Highly sophisticated computer models of the turbidity from material
disturbed during extraction of rock phosphate nodules by Chatham Rock
Phosphate have shown encouraging results.
The modelling work is being undertaken by Dutch applied research organisation Deltares using complex modelling techniques developed at their Delft headquarters. Deltares was asked to look at the dispersion behaviour of sediments released during the proposed extraction process.
The modelling results will now be independently evaluated.
CRP is planning to take rock phosphate nodules from the seabed on the Chatham Rise using a trailing suction dredge. This will involve jetting to loosen the sediment, sucking the material up a pipe to the ship, separating the nodules and re-depositing the remaining material onto the seafloor.
The Deltares models are designed to predict the turbidity effects and sedimentation patterns of the material returned to the seafloor, taking into account seasons, currents, temperatures, salinity, velocity, location, method of deposition, etc. The models are based on the proposed mining plan that involves extraction in identified areas for four days out of 10 to 12, with the rest of the time dedicated to transit to and from port and for unloading.
The model parameters are derived from analyses of sand and silt samples recovered during research voyages earlier this year. The modelling is being carried out to identify potential impacts on water column or seabed marine life and to help design a mining system that minimises these effects.
The initial findings predict that most of the sediment (10 – 20 cm per cycle) is returned to the seabed parallel to the mining track, near its point of origin. The thickness of sediments deposited outside the mining area is in the order of a few mm per cycle, and small amounts are transported through the water.
The modelling predicts “high sediment concentrations are only observed during the mining activities. During the transitional period (in between mining cycles) sediment concentrations reduce rapidly.
“Sediment concentrations outside the mining area are generally low (less than 1 milligram per litre). Due to direct placement on the seabed, the average vertical dispersion is limited; sediment concentrations decay rapidly in the lower 10m of the water column.
“Once mining activities are interrupted, maximum sediment concentration values reduce below 0.02 milligrams per litre for the clay fraction (within 72 hours) and below 0.01 milligrams per litre for the silt fraction (within 24 hours).”
CRP chief executive Chris Castle said these initial results, which are now to be subjected to further independent review, were encouraging.
“The environmental effects have been a key focus in the design of the mining system because we want to minimise the amount of material dispersed in the water column and across the seafloor.
“With the current mining plan we expect that about 30 square kilometres will be disturbed each year. Over the entire project life of 15 years that’s just 0.1 per cent of the Chatham Rise.

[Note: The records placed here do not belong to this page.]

__global__ __launch_bounds__(256) void st_match(OrbPlan plan, const StPair* pairs, float mb, float mbf, int npairs) {
  __shared__ float s_scale[PS_ORB_MAX_LEVELS], s_inv[PS_ORB_MAX_LEVELS];
  __shared__ int s_w[PS_ORB_MAX_LEVELS], s_stride[PS_ORB_MAX_LEVELS];
  __shared__ uint32_t s_plane[PS_ORB_MAX_LEVELS];
#pragma unroll
  for (int l = 0; l < PS_ORB_MAX_LEVELS; l++)
    if ((int)threadIdx.x == l) { s_scale[l] = plan.lv[l].scale; s_inv[l] = plan.lv[l].inv_scale; s_w[l] = plan.lv[l].w; s_stride[l] = plan.lv[l].stride; s_plane[l] = plan.lv[l].plane_off; }
  __syncthreads();
  const int pair = (int)blockIdx.y * 8 + ((int)blockIdx.x & 7);
  if (pair >= npairs) return;
  const StPair S = pairs[pair];
  const int wave = __builtin_amdgcn_readfirstlane(threadIdx.x >> 6), lane = threadIdx.x & 63, grp = lane >> 4, l16 = lane & 15;
  const int N = *st_g(S.cnt_l);
  const int iL0 = ((int)blockIdx.x >> 3) * 16 + wave * 4;
  if (iL0 >= N) return;
  const int iL = iL0 + grp;
  const bool live = iL < N;
  ST_G(PsKeyPoint)* KL = st_g(reinterpret_cast<const PsKeyPoint*>(S.kps_l));
  const int iLc = live ? iL : N - 1;
  PsKeyPoint kpL;
  kpL.x = KL[iLc].x; kpL.y = KL[iLc].y; kpL.octave = KL[iLc].octave;
  float out_ur = -1.0f, out_depth = -1.0f;
  int out_sad = -1;
  const float minD = 0.f, maxD = __fdiv_rn(mbf, mb);
  const float uL = kpL.x, vL = kpL.y;
  const int levelL = kpL.octave;
  const int rowL = (int)vL;
  const float minU = __fsub_rn(uL, maxD), maxU = __fsub_rn(uL, minD);
  uint32_t best = 0xFFFFFFFFu;
  float best_rx = 0.f;
  if (live && !(maxU < 0)) {
    ST_G(st_u4)* dl = st_g(reinterpret_cast<const st_u4*>(S.desc_l + (size_t)iL * 32));
    const st_u4 a0 = dl[0], a1 = dl[1];
    ST_G(int32_t)* boff = st_g(reinterpret_cast<const int32_t*>(S.scratch));
    ST_G(int32_t)* bidx = st_g(reinterpret_cast<const int32_t*>(S.scratch + PS_ST_OFF_BYTES));
    ST_G(st_u2)* rinfo = st_g(reinterpret_cast<const st_u2*>(S.scratch + PS_ST_OFF_BYTES + PS_ST_CAP * 4));
    const int nb = min(PS_ST_MAXB, (plan.img_h >> 3) + 1);
    const float rmax = __fadd_rn(__fmul_rn(2.0f, plan.lv[plan.nlevels - 1].scale), 2.0f);
    const int b0 = min(max((int)floorf((float)rowL - rmax) >> 3, 0), nb - 1), b1 = min(max((int)ceilf((float)rowL + rmax) >> 3, 0), nb - 1);
    const int k_end = boff[b1 + 1];
    const uint32_t rowk = (uint32_t)(rowL + 1024);
    for (int k = boff[b0] + l16; k < k_end; k += 64) {
      st_u2 ri[4]; int iR[4];
#pragma unroll
      for (int u = 0; u < 4; u++) { const int ku = min(k + 16 * u, k_end - 1); ri[u] = rinfo[ku]; iR[u] = bidx[ku]; }
#pragma unroll
      for (int u = 0; u < 4; u++) {
        if (k + 16 * u >= k_end) continue;
        const uint32_t minr = ri[u].y & 0x1FFF, maxr = (ri[u].y >> 13) & 0x1FFF;
        const int oct = (int)(ri[u].y >> 26);
        if (rowk < minr || rowk > maxr) continue;
        if ((uint32_t)(oct - levelL + 1) > 2u) continue;
        const float rx = __uint_as_float(ri[u].x);
        if (!(rx >= minU && rx <= maxU)) continue;
        ST_G(st_u4)* dr = st_g(reinterpret_cast<const st_u4*>(S.desc_r + (size_t)iR[u] * 32));
        const uint32_t d = (uint32_t)hamming256(a0, a1, dr[0], dr[1]);
        if (d < 100u) {
          const uint32_t key = (d << 16) | (uint32_t)iR[u];
          if (key < best) { best = key; best_rx = rx; }
        }
      }
    }
  }
  const uint32_t lane_best = best;
  best = row_min_u32(best);
  float uR0 = 0.f;
  {
    const uint32_t owners = (uint32_t)(__ballot(lane_best == best && best != 0xFFFFFFFFu) >> (lane & 48)) & 0xFFFFu;
    uR0 = __shfl(best_rx, (lane & 48) + (owners ? __ffs((int)owners) - 1 : 0));
  }
  const int bestDist = best == 0xFFFFFFFFu ? 100 : (int)(best >> 16);
  if (bestDist < 75) {
    const float Lscale = s_scale[levelL], Linv = s_inv[levelL];
    const int Lw = s_w[levelL], Lstride = s_stride[levelL];
    const uint32_t Lplane = s_plane[levelL];
    const float scaleduL = roundf(__fmul_rn(kpL.x, Linv));
    const float scaledvL = roundf(__fmul_rn(kpL.y, Linv));
    const float scaleduR0 = roundf(__fmul_rn(uR0, Linv));
    const float iniu = scaleduR0 + 5 - 5, endu = scaleduR0 + 5 + 5 + 1;
    if (!(iniu < 0 || endu >= (float)Lw)) {
      const int cy = (int)scaledvL, cxl = (int)scaleduL, cxr = (int)scaleduR0;
      const int i = min(l16, 10);
      ST_G(uint8_t)* al = st_g(S.arena_l);
      ST_G(uint8_t)* ar = st_g(S.arena_r);
      ST_G(uint32_t)* pl = (ST_G(uint32_t)*)(al + (Lplane + (uint32_t)((PS_EDGE + cy + i - 5) * Lstride + PS_EDGE + cxl - 5)));
      ST_G(uint32_t)* pr = (ST_G(uint32_t)*)(ar + (Lplane + (uint32_t)((PS_EDGE + cy + i - 5) * Lstride + PS_EDGE + cxr - 10)));
      ST_G(uint32_t)* prc = (ST_G(uint32_t)*)(ar + (Lplane + (uint32_t)((PS_EDGE + cy) * Lstride + PS_EDGE + cxr - 10)));
      uint32_t lw[3], rw[6], cw[6];
#pragma unroll
      for (int q = 0; q < 3; q++) lw[q] = pl[q];
#pragma unroll
      for (int q = 0; q < 6; q++) { rw[q] = pr[q]; cw[q] = prc[q]; }
      const uint32_t Lc = al[Lplane + (uint32_t)((PS_EDGE + cy) * Lstride + PS_EDGE + cxl)];
      const uint32_t biasA = (256u - Lc) * 0x00010001u;
      uint32_t a[6];
#pragma unroll
      for (int q = 0; q < 5; q++) a[q] = ST_PAIR(lw[q >> 1], lw[q >> 1], (2 * q) & 3, (2 * q + 1) & 3) + biasA;
      a[5] = ST_PAIR(0u, lw[2], 2, 0x0c) + (biasA & 0xFFFFu);
      uint32_t E[11], O[10];
#pragma unroll
      for (int q = 0; q < 11; q++) {
        const int b0i = 2 * q, b1i = 2 * q + 1;
        E[q] = ST_PAIR(rw[b0i >> 2], rw[b0i >> 2], b0i & 3, q == 10 ? 0x0c : (b1i & 3));
      }
#pragma unroll
      for (int q = 0; q < 10; q++) {
        const int b0i = 2 * q + 1, b1i = 2 * q + 2;
        O[q] = ST_PAIR(rw[b1i >> 2], rw[b0i >> 2], b0i & 3, (b1i & 3) + ((b1i >> 2) != (b0i >> 2) ? 4 : 0));
      }
      int dists[11];
#pragma unroll
      for (int s = 0; s < 11; s++) {
        const uint32_t Rc = (cw[(s + 5) >> 2] >> (8 * ((s + 5) & 3))) & 0xFFu;
        const uint32_t biasB = (256u - Rc) * 0x00010001u;
        uint32_t acc = 0;
#pragma unroll
        for (int q = 0; q < 5; q++) {
          const uint32_t r2 = (s & 1) ? O[(s - 1) / 2 + q] : E[s / 2 + q];
          acc = __builtin_amdgcn_sad_u16(a[q], r2 + biasB, acc);
        }
        const uint32_t rl = ((s & 1) ? O[(s - 1) / 2 + 5] : E[s / 2 + 5]) & 0xFFFFu;
        acc = __builtin_amdgcn_sad_u16(a[5], rl + (biasB & 0xFFFFu), acc);
        dists[s] = row_sum_i32(l16 < 11 ? (int)acc : 0);
      }
      int bestS = 0x7fffffff, bestinc = 0;
#pragma unroll
      for (int s = 0; s < 11; s++)
        if (dists[s] < bestS) { bestS = dists[s]; bestinc = s - 5; }
      if (bestinc != -5 && bestinc != 5) {
        float d1 = 0, d2 = 0, d3 = 0;
#pragma unroll
        for (int s = 1; s < 10; s++)
          if (s - 5 == bestinc) { d1 = (float)dists[s - 1]; d2 = (float)dists[s]; d3 = (float)dists[s + 1]; }
        const float deltaR = __fdiv_rn(__fsub_rn(d1, d3), __fmul_rn(2.0f, __fsub_rn(__fadd_rn(d1, d3), __fmul_rn(2.0f, d2))));
        if (!(deltaR < -1 || deltaR > 1)) {
          float bestuR = __fmul_rn(Lscale, __fadd_rn(__fadd_rn(scaleduR0, (float)bestinc), deltaR));
          float disparity = __fsub_rn(uL, bestuR);
          if (disparity >= minD && disparity < maxD) {
            if (disparity <= 0) {
              disparity = 0.01f;
              bestuR = (float)((double)uL - 0.01);
            }
            out_depth = __fdiv_rn(mbf, disparity);
            out_ur = bestuR;
            out_sad = bestS;
          }
        }
      }
    }
  }
  if (l16 == 0 && live) { st_gm(S.u_right)[iL] = out_ur; st_gm(S.depth)[iL] = out_depth; st_gm(S.sad)[iL] = out_sad; }
}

“We’re encouraged by the potentially low environmental impacts predicted by the models. When added to the low cadmium of the product, its low carbon footprint (compared to imported alternatives) and low run-off features when directly applied to pastures, this potentially provides another significant environmental plus.”
Mr Castle said more modelling is being done and will be evaluated, and the results will form part of the information being compiled for the marine consent application to the Environmental Protection Authority next year.